When I mentioned that my suggestion was meant to improve interoperability between Dataverse installations and beyond Dataverse installations, I first of all had in mind that license information from Dataverse installations should be made harvestable in a way that complies with recommendations. I'm not sure about the status of RO-Crate, but a standard that is already implemented and widely used is the DataCite Metadata Schema. The current version of this schema, v.4.4 (cf. https://schema.datacite.org/meta/kernel-4.4/), says the following about license information:
ID | DataCite-Property | Occ | Definition | Allowed values, examples, other constraints |
---|---|---|---|---|
16 | Rights | 0-n | Any rights information for this resource. The property may be repeated to record complex rights characteristics. | Free text *** Provide a rights management statement for the resource or reference a service providing such information. Include embargo information if applicable. Use the complete title of a license and include version information if applicable. May be used for software licenses. Examples: Creative Commons Attribution; 3.0 Germany License; Apache License, Version 2.02 |
16.a | rightsURI | 0-1 | The URI of the license. | Example: https://creativecommons.org/licenses/by/3.0/de/ |
16.b | rightsIdentifier | 0-1 | A short, standardized version of the license name. | Example: CC-BY-3.0. A list of identifiers for commonly-used licenses may be found here: (https://spdx.org/licenses/). |
16.c | rightsIdentifierScheme | 0-1 | The name of the scheme. | Example: SPDX |
16.d | schemeURI | 0-1 | The URI of the rightsIdentifierScheme. | Example: https://spdx.org/licenses/ |
As the license identifier, DataCite requires "a short, standardized version of the license name", and they suggest to use the SPDX identifier.
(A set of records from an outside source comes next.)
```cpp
int lane_begin(pf_ctx* c, hipStream_t caller, LaneUse& u) {
    u = LaneUse{};
    const int nlanes = scan_lanes();
    if (nlanes < 2 || caller == c->stream) return PF_OK;
    const int li = c->lane_cur;
    pf_ctx::ScanLane* ln = &c->lane[li];
    c->lane_cur = (li + 1) % nlanes;
    if (!ln->done) {
        HIPCHK(c, hipEventCreate(&ln->done));
        for (hipEvent_t& e : ln->freed) HIPCHK(c, hipEventCreateWithFlags(&e, hipEventDisableTiming));
    }
    const hipStream_t ls[3] = {c->stream, c->jb.aux, c->jb.aux2};
    ln->st = li < 3 ? ls[li] : c->lane_st[li];
    if (!ln->st) ln->st = c->stream;
    const int r = ln->row;
    ln->row = (r + 1) % pf_ctx::kLaneRows;
    const int g = r / pf_ctx::kLaneGroupRows;
    if (r % pf_ctx::kLaneGroupRows == 0 && ln->used[g]) HIPCHK(c, hipStreamWaitEvent(ln->st, ln->freed[g], 0));
    HIPCHK(c, ln->keys.ensure((size_t)pf_ctx::kLaneRows * pf::kMaxTopK * sizeof(uint64_t)));
    u.ln = ln;
    u.row = r;
    u.keys = ln->keys.as<uint64_t>() + (size_t)r * pf::kMaxTopK;
    return PF_OK;
// ... 1284 lines not shown
```

recommendation-system-pokec_amd/csrc/pf_kernels.hip:

```cpp
#include <hip/hip_ext.h>
#include <hip/hip_runtime.h>

#include <cstdint>
#include <algorithm>
#include <unordered_map>
#include <vector>
#include <cstdio>
#include <cstdlib>

#include "pf_device.h"
#include "pf_filter.h"
#include "pf_kernels.h"
#include "pf_plan.h"
#include "pf_prune.h"
#include "pf_select.h"

namespace pf {

static_assert(sizeof(QConst) % 16 == 0, "QConst must keep the LDS carve 16-B aligned");
static_assert(sizeof(QVal) == 16, "QVal is one 16-B load");

#ifdef PF_K5_TIMERS
__device__ unsigned long long g_k5t[16];
__device__ unsigned long long g_k1t[12];
// ... 859 lines not shown
}

__device__ __forceinline__ int set_list(const uint32_t* spre, int n, uint32_t f) {
    int lo = 0, hi = n - 1;
    while (lo < hi) {
        const int mid = (lo + hi + 1) >> 1;
        if (spre[mid] <= f) lo = mid; else hi = mid - 1;
    }
    return lo;
}

template <bool DEAD = false>
__device__ __forceinline__ void wave_prefix(uint32_t* gpre, const uint2* rng, int nl, int lane, const PTok* dead = nullptr) {
    uint32_t carry = 0;
    for (int b = 0; b < nl; b += 64) {
        const int j = b + lane;
        uint32_t len = j < nl ? rng[j].y - rng[j].x : 0u;
        if constexpr (DEAD) {
            if (j < nl && reinterpret_cast<const uint32_t*>(dead)[4 * j + 1] == kTokDeadHi) len = 0u;
        }
        uint32_t x = len;
        x = wave_incl_scan(x);
        if (j < nl) gpre[j] = carry + x - len;
        carry += wave_last(x);
    }
    if (lane == 0) gpre[nl] = carry;
}

__device__ __forceinline__ int round_list(const uint32_t* gpre, int ja, int jb, uint32_t g) {
    int j = ja;
#pragma unroll
    for (int s = 32; s > 0; s >>= 1) j += gpre[min(j + s, jb)] <= g ? s : 0;
    return j;
}

template <int CAP = kRoundCap>
__device__ __forceinline__ void build_map(uint64_t* mb, uint8_t* mc, uint2* mn, const uint32_t* gpre,
                                          const uint2* rng, int ja, int jb, int lane) {
    constexpr int kMW = CAP / 64;
    const uint32_t g0 = gpre[ja];
    const int j = ja + lane;
    uint32_t s = 0;
    bool ne = false;
    if (j < jb) {
        s = gpre[j] - g0;
        ne = gpre[j + 1] - g0 > s && s < (uint32_t)CAP;
    }
    if (lane < kMW) mb[lane] = 0ull;
    const uint64_t bal = __ballot(ne);
    const uint32_t k = (uint32_t)__popcll(bal & low_bits((uint32_t)lane));
    wave_sync();
    if (ne) {
        atomicOr(reinterpret_cast<unsigned long long*>(&mb[s >> 6]), 1ull << (s & 63u));
        mn[k] = make_uint2(rng[j].x - s, (uint32_t)lane);
    }
    wave_sync();
    const uint32_t c = lane < kMW ? (uint32_t)__popcll(mb[lane]) : 0u, x = wave_incl_scan(c);
    if (lane < kMW) mc[lane] = (uint8_t)(x - c);
}

constexpr uint32_t kItemRunShift = 11, kItemSlotMask = (1u << kItemRunShift) - 1u, kItemRunMax = 31;
static_assert(kRoundCap <= (int)kItemSlotMask + 1, "item slots fit 11 bits");
__device__ __forceinline__ uint32_t hit_run(uint64_t m, uint32_t lo, uint32_t hi) {
    return min((uint32_t)__popcll((m >> lo) & low_bits(hi - lo)), kItemRunMax);
}
__device__ __forceinline__ double run_dot(const double* slot, uint32_t r, uint32_t run, double dot) {
    for (uint32_t k = 1; k < run; k += 4) {
        double v[4];
#pragma unroll
        for (int u = 0; u < 4; ++u) v[u] = k + u < run ? slot[r + k + u] : 0.0;
#pragma unroll
        for (int u = 0; u < 4; ++u)
            if (k + u < run) dot += v[u];
    }
    return dot;
}

__device__ __forceinline__ double tok_product(const PTok* pt, int j, uint32_t tf) {
    const PTok v = pt[j];
    return v.wq * ((double)tf * v.idf);
}


__device__ __forceinline__ bool prune_record(ScanSync* sy, uint64_t best, int k, uint32_t c0, uint32_t c1,
                                             uint32_t thb, int lane) {
    uint32_t sb = 0u;
    bool rec = false;
    if (lane < k && best != ~0ull) {
        const uint32_t idx = (uint32_t)best ^ 0x80000000u;
        sb = __float_as_uint(key_score(best));
        rec = idx >= c0 && idx <= c1 && sb >= thb && prune_bin(sb) >= 0;
    }
    const uint64_t bal = __ballot(rec);
    if (bal == 0ull) return false;
    if (lane == __ffsll((unsigned long long)bal) - 1)
        __hip_atomic_fetch_add(&sy->hist[prune_bin(sb)], 1u, __ATOMIC_RELAXED, __HIP_MEMORY_SCOPE_AGENT);
    return true;
}
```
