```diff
diff --git a/omg-tools_amd/csrc/omgx_plan.h b/omg-tools_amd/csrc/omgx_plan.h
--- a/omg-tools_amd/csrc/omgx_plan.h
+++ b/omg-tools_amd/csrc/omgx_plan.h
@@ -787,10 +787,34 @@
     if (compact) {
       Kkt K; K.bind(d, T, nullptr);
       kkt_describe_fill<true, false, false>(d, K, (BMat*)bmat_img.data());
+      const int nb = schur_rule();
+      if (nb > 0) {
+        d.schur_tiles = nb; d.schur_row = (int)bmat_img.size();
+        bmat_img.insert(bmat_img.end(), cpl_idx.begin() + cpl_ptr[0], cpl_idx.begin() + cpl_ptr[1]);
+        d.schur_dl = (int)bmat_img.size();
+        if (nb < d.n_leaf) bmat_img.insert(bmat_img.end(), dl_pos.begin() + 4 * (size_t)leaf_off[nb], dl_pos.begin() + 4 * (size_t)leaf_off[nb] + (size_t)lf_w[nb] * (leaf_off[nb + 1] - leaf_off[nb]));
+        d.schur_ints = (int)bmat_img.size();
+      }
     }
     T.bmat_img = bmat_img.data();
     return true;
   }
+
+  int schur_rule() const {
+    const Dims& d = dims;
+    if (!compact || !d.wave_ok || d.n_leaf < 1 || owners / 64 < 3 || getenv("OMGX_NO_SCHUR_TILES")) return 0;
+    int nb = 0;
+    while (nb < d.n_leaf && !lf_kind[nb]) ++nb;
+    if (nb == 0 || d.n_leaf - nb > 1) return 0;
+    for (int l = nb; l < d.n_leaf; ++l) if (!lf_kind[l]) return 0;
+    const int nc = cpl_ptr[1] - cpl_ptr[0];
+    if (nc + 1 > 32) return 0;
+    for (int l = 1; l < nb; ++l)
+      if (cpl_ptr[l + 1] - cpl_ptr[l] != nc || !std::equal(cpl_idx.begin() + cpl_ptr[l], cpl_idx.begin() + cpl_ptr[l + 1], cpl_idx.begin())) return 0;
+    const int dl_ints = nb < d.n_leaf ? lf_w[nb] * (leaf_off[nb + 1] - leaf_off[nb]) : 0;
+    const int free_ints = (OMGX_MAX_LEAF - d.n_leaf) * (int)(sizeof(BMat) / sizeof(int32_t));
+    return nc + dl_ints <= free_ints ? nb : 0;
+  }
 };
 
 }
diff --git a/omg-tools_amd/omgtools/backend.py b/omg-tools_amd/omgtools/backend.py
--- a/omg-tools_amd/omgtools/backend.py
+++ b/omg-tools_amd/omgtools/backend.py
@@ -230,6 +230,14 @@
                 ka_len=info.ka_len, kh_len=info.kh_len, kg_len=info.kg_len)
 
 
+def plan_schur_tiles(tpl, lib=None):
+    lib = lib or load_library()
+    ct, keep = make_ctemplate(tpl)
+    n = C.c_int32(-1)
+    _check(lib, lib.omgx_plan_schur_tiles(C.byref(ct), C.byref(n)), 'omgx_plan_schur_tiles')
+    return int(n.value)
+
+
 class AdmmLayoutC(C.Structure):
     _fields_ = [(n, C.c_int32) for n in ('n_dim', 'L', 'n_nghb', 'x_spl', 'p_rel',
                                          'p_zi', 'p_zji', 'p_li', 'p_lji')]
@@ -271,6 +279,7 @@
     'omgx_template_block_at': (C.c_int, [_TPL, _I, _I, C.POINTER(C.c_char_p), _P, _P, _P]),
     'omgx_template_block': (C.c_int, [_TPL, _I, C.c_char_p, _P, _P, _P]),
     'omgx_plan_describe': (C.c_int, [_TPL, C.POINTER(CPlanInfo), _P]),
+    'omgx_plan_schur_tiles': (C.c_int, [_TPL, _P]),
     'omgx_batch_create': (C.c_int, [_TPL, _I, _I, C.POINTER(C.c_void_p)]),
     'omgx_batch_destroy': (None, [_H]),
     'omgx_batch_set_options': (C.c_int, [_H, C.POINTER(COptions)]),
@@ -321,7 +330,7 @@
     'omgx_admm_update_ex': (C.c_int, [_H, _LAY] + [_P] * 4 + [_D] + [_P] * 3 + [_I] + [_P] * 4 + [_I]),
     'omgx_admm_communicate_ex': (C.c_int, [_H, _LAY] + [_P] * 4 + [_I] + [_P] * 2 + [_I, _I, _P]),
 }
-_NEWER_ENTRIES = ('omgx_batch_set_prepare', 'omgx_batch_set_stop', 'omgx_batch_last_instance')
+_NEWER_ENTRIES = ('omgx_batch_set_prepare', 'omgx_batch_set_stop', 'omgx_batch_last_instance', 'omgx_plan_schur_tiles')
 
 
 _lib = None
```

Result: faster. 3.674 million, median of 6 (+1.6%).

Based on the DataCite recommendations, I've updated the Google spreadsheet (see tab "English v.0.2") and the JSON files for the standard licenses I suggest we should provide on GitHub; see this Google folder.
As far as I can see, none of the standard licenses I suggest we should provide on GitHub are obsolete, so this shouldn't be a show stopper. Also pinging @janvanmansum for feedback.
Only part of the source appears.